— Task objective —
Each line below with the word "void" needs to be copied.

— Recorded data —
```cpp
typedef struct {
    int64_t n_audited, n_not_owned, n_nonfinite, n_out_of_zone, n_finite_mismatch;
    double  max_dy;
    int64_t worst_node;
    double  worst_ratio;
    double  min_ratio;
    double  budget;
    int32_t step1_arith;
    int32_t within_budget;
    double  ms;
} shm_step1_audit;
shm_status shm_grid_audit_step1(shm_solver* s, int64_t count, const int64_t* nodes, double* dy_out , double* ratio_out ,
                                shm_step1_audit* out);
int64_t shm_audit_sample_nodes(int32_t n, int32_t k_begin, int32_t k_end, int64_t count, uint64_t seed, int64_t* nodes_out);

shm_status shm_grid_raycast(shm_solver* s, int64_t Q, const double* origins , const double* dirs , double isovalue, double t_min, double t_max,
                            double* t_out , double* grad_out , int64_t* n_hits);
shm_status shm_grid_raycast_device(shm_solver* s, int64_t Q, const void* d_origins, const void* d_dirs, double isovalue, double t_min, double t_max, void* d_t,
                                   void* d_grad, int64_t* n_hits);

typedef struct {
    int64_t n_frozen;
    int64_t n_reached;
    int64_t n_nonfinite;
    int64_t n_block_updates;
    int32_t n_rounds;
    int32_t reserved;
    double max_abs;
    double isovalue, band;
    double ms;
} shm_redistance_stats;
shm_status shm_grid_redistance(shm_solver* s, double isovalue, double band, shm_redistance_stats* out );
shm_status shm_grid_get_redistanced(shm_solver* s, double* psi_out );
shm_status shm_grid_get_redistanced_device(shm_solver* s, void* d_psi );

typedef struct {
    int64_t n_vertices, n_triangles;
    int64_t n_reached;
    int64_t n_candidate_pairs;
    double max_abs;
    double isovalue, band;
    double ms;
} shm_redistance_exact_stats;
shm_status shm_grid_redistance_exact(shm_solver* s, double isovalue, double band, shm_redistance_exact_stats* out );
shm_status shm_grid_isosurface_indexed_psi(shm_solver* s, double distance, int64_t* n_vertices, int64_t* n_triangles);

shm_status shm_grid_closest_point(shm_solver* s, int64_t Q, const double* pts , double max_dist, double* dist_out ,
                                  double* cp_out , int64_t* tri_out , int64_t* n_answered);
shm_status shm_grid_closest_point_device(shm_solver* s, int64_t Q, const void* d_pts, double max_dist, void* d_dist, void* d_cp ,
                                         void* d_tri , int64_t* n_answered);

shm_status shm_comm_unique_id(void* out128);
// ... 9 lines not shown
```

signed-heat-3d_amd/csrc/shm_dct.hip.h:

```cpp
#pragma once
#include <hip/hip_runtime.h>
#include <stdint.h>

#include "shm_fft_core.h"
#include "shm_kernels.hip.h"

#ifndef SHM_DCT_HOIST
#define SHM_DCT_HOIST 0
#endif
#ifndef SHM_DCT_WAVES_HINT
#define SHM_DCT_WAVES_HINT 9
#endif
#ifndef SHM_DCT_WAVES_F32
#define SHM_DCT_WAVES_F32 2
#endif
#ifndef SHM_DCT_SPECTRAL_ORIG
#define SHM_DCT_SPECTRAL_ORIG 0
#endif
#ifndef SHM_DCT_RUNTIME_GATE
#define SHM_DCT_RUNTIME_GATE 1
#endif
#ifndef SHM_DCT_WAVES_256
#define SHM_DCT_WAVES_256 0
#endif
#ifndef SHM_DCT_WAVE_FFT
#define SHM_DCT_WAVE_FFT 0x100
#endif
#ifndef SHM_DCT_LC9_F64
#define SHM_DCT_LC9_F64 4
#endif
#ifndef SHM_DCT_LC10_F32
#define SHM_DCT_LC10_F32 4
#endif
#ifndef SHM_DCT_LC9_F32
#define SHM_DCT_LC9_F32 8
#endif
#ifndef SHM_DCT_LC8
#define SHM_DCT_LC8 4
#endif
#ifndef SHM_DCT_TW_LDS_MAX
#define SHM_DCT_TW_LDS_MAX 8
#endif
#ifndef SHM_DCT_POW_ALWAYS
#define SHM_DCT_POW_ALWAYS 1
#endif

namespace shm {

#if SHM_DCT_RUNTIME_GATE
#define SHM_DCT_DBG(P, bit) ((P).debug_skip & (bit))
#else
#define SHM_DCT_DBG(P, bit) 0
#endif

enum DctMode : int { DCT_FWD = 0, DCT_INV = 1, DCT_FUSED = 2 };
template <int LOG2N, int TB > constexpr int dct_lc() {
    return LOG2N >= 10 ? (TB == 8 ? 4 : SHM_DCT_LC10_F32) : (LOG2N == 8 ? SHM_DCT_LC8 : (LOG2N == 9 ? (TB == 8 ? SHM_DCT_LC9_F64 : SHM_DCT_LC9_F32) : 8));
}
constexpr int dct_lines_for(int log2n, int tb) {
    return log2n >= 10 ? (tb == 8 ? 8 : 2 * SHM_DCT_LC10_F32) : (log2n == 8 ? 2 * SHM_DCT_LC8 : (log2n == 9 ? 2 * (tb == 8 ? SHM_DCT_LC9_F64 : SHM_DCT_LC9_F32) : 16));
}

struct DctAddr {
    long long off;
    long long a_stride, b_stride;
    long long line_stride;
    long long elem_stride;
    long long seg_stride;
    int seg_shift, seg_mask;
};
struct DctParams {
    int ntiles;
    int tiles_a;
    int debug_skip;
    DctAddr in, out;
    int ky0;
    double inv_n3_8;
};
__device__ __forceinline__ long long dct_addr(const DctAddr& A, long long base, int l, int k) {
    return A.off + base + (long long)l * A.line_stride + (long long)(k >> A.seg_shift) * A.seg_stride + (long long)(k & A.seg_mask) * A.elem_stride;
}

template <int LOG2N> constexpr bool dct_tw_in_lds() { return LOG2N <= SHM_DCT_TW_LDS_MAX; }
template <int LOG2N, int TB> constexpr size_t dct_lds_bytes() {
    return ((size_t)(1 << LOG2N) * (dct_lc<LOG2N, TB>() + 1) + (dct_tw_in_lds<LOG2N>() ? (size_t)(1 << LOG2N) : 0)) * (size_t)(2 * TB) + 64;
}

template <int LOG2N, int TB> constexpr size_t dct_stage_bytes() { return (size_t)(1 << LOG2N) * (size_t)(2 * dct_lc<LOG2N, TB>()) * (size_t)TB; }

template <typename TP, int LOG2N, int R, int NS, int SIGN>
__device__ __forceinline__ void dct_fft_pass(Cplx<TP>* buf, const Cplx<TP>* tw, int tid) {
    constexpr int LC = dct_lc<LOG2N, (int)sizeof(TP)>();
    constexpr int items = PassGeom<LOG2N, R, LC>::items;
    constexpr int IPT = (items + kBlock - 1) / kBlock;
    Cplx<TP> v[IPT][R];
#pragma unroll
    for (int a = 0; a < IPT; a++) {
        const int w = tid + a * kBlock;
        if (items % kBlock == 0 || w < items) pass_load<TP, LOG2N, R, NS, SIGN, LC, SHM_DCT_POW_ALWAYS || !dct_tw_in_lds<LOG2N>()>(buf, tw, w, v[a]);
    }
    __syncthreads();
#pragma unroll
    for (int a = 0; a < IPT; a++) {
        const int w = tid + a * kBlock;
        if (items % kBlock == 0 || w < items) pass_store<TP, LOG2N, R, NS, LC>(buf, w, v[a]);
    }
    __syncthreads();
}

template <typename TP, int LOG2N, int SIGN>
__device__ __forceinline__ void dct_fft(Cplx<TP>* buf, const Cplx<TP>* tw, int tid) {
    typedef FftPlan<LOG2N> P;
    dct_fft_pass<TP, LOG2N, P::R0, 1, SIGN>(buf, tw, tid);
    if constexpr (P::npass > 1) dct_fft_pass<TP, LOG2N, P::R1, P::R0, SIGN>(buf, tw, tid);
    if constexpr (P::npass > 2) dct_fft_pass<TP, LOG2N, P::R2, P::R0 * P::R1, SIGN>(buf, tw, tid);
    if constexpr (P::npass > 3) dct_fft_pass<TP, LOG2N, P::R3, P::R0 * P::R1 * P::R2, SIGN>(buf, tw, tid);
}

template <int LOG2N> struct FftPlanWave;
template <> struct FftPlanWave<8> { static constexpr int npass = 4; static constexpr int R0 = 4, R1 = 4, R2 = 4, R3 = 4; };
#ifndef SHM_DCT_WAVE_PLAN9
#define SHM_DCT_WAVE_PLAN9 0
#endif
#if SHM_DCT_WAVE_PLAN9
template <> struct FftPlanWave<9> { static constexpr int npass = 3; static constexpr int R0 = 8, R1 = 8, R2 = 8, R3 = 1; };
#else
template <> struct FftPlanWave<9> { static constexpr int npass = 4; static constexpr int R0 = 8, R1 = 4, R2 = 4, R3 = 4; };
#endif
template <> struct FftPlanWave<10> { static constexpr int npass = 4; static constexpr int R0 = 16, R1 = 4, R2 = 4, R3 = 4; };
template <int LOG2N> constexpr bool dct_wave_fft() { return ((SHM_DCT_WAVE_FFT >> LOG2N) & 1) && LOG2N >= 8 && LOG2N <= 10; }

template <typename TP, int LOG2N, int R, int NS, int SIGN>
__device__ __forceinline__ void dct_fft_pass_wave(Cplx<TP>* buf, const Cplx<TP>* tw, int tid) {
    constexpr int LC = dct_lc<LOG2N, (int)sizeof(TP)>(), n = 1 << LOG2N;
    constexpr int B = n / R;
    constexpr int LW = LC / (kBlock / kWave);
    constexpr int IPL = (B + kWave - 1) / kWave;
    static_assert(LW >= 1 && B % kWave == 0, "wave-local FFT: whole lines per wave, full waves of butterflies");
    const int wave = tid >> 6, lane = tid & 63;
    Cplx<TP> v[LW * IPL][R];
#pragma unroll
    for (int a = 0; a < LW * IPL; a++) {
        const int c = wave + (kBlock / kWave) * (a / IPL), jj = lane + kWave * (a % IPL);
        pass_load<TP, LOG2N, R, NS, SIGN, LC, SHM_DCT_POW_ALWAYS || !dct_tw_in_lds<LOG2N>()>(buf, tw, jj * LC + c, v[a]);
    }
    __builtin_amdgcn_wave_barrier();
#pragma unroll
    for (int a = 0; a < LW * IPL; a++) {
        const int c = wave + (kBlock / kWave) * (a / IPL), jj = lane + kWave * (a % IPL);
        pass_store<TP, LOG2N, R, NS, LC>(buf, jj * LC + c, v[a]);
    }
    __builtin_amdgcn_wave_barrier();
}
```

— Task solution —
shm_status shm_grid_raycast_device(shm_solver* s, int64_t Q, const void* d_origins, const void* d_dirs, double isovalue, double t_min, double t_max, void* d_t,
                                   void* d_grad, int64_t* n_hits);
shm_status shm_grid_get_redistanced_device(shm_solver* s, void* d_psi );
shm_status shm_grid_closest_point_device(shm_solver* s, int64_t Q, const void* d_pts, double max_dist, void* d_dist, void* d_cp ,
                                         void* d_tri , int64_t* n_answered);
shm_status shm_comm_unique_id(void* out128);
__device__ __forceinline__ void dct_fft_pass(Cplx<TP>* buf, const Cplx<TP>* tw, int tid) {
__device__ __forceinline__ void dct_fft(Cplx<TP>* buf, const Cplx<TP>* tw, int tid) {
__device__ __forceinline__ void dct_fft_pass_wave(Cplx<TP>* buf, const Cplx<TP>* tw, int tid) {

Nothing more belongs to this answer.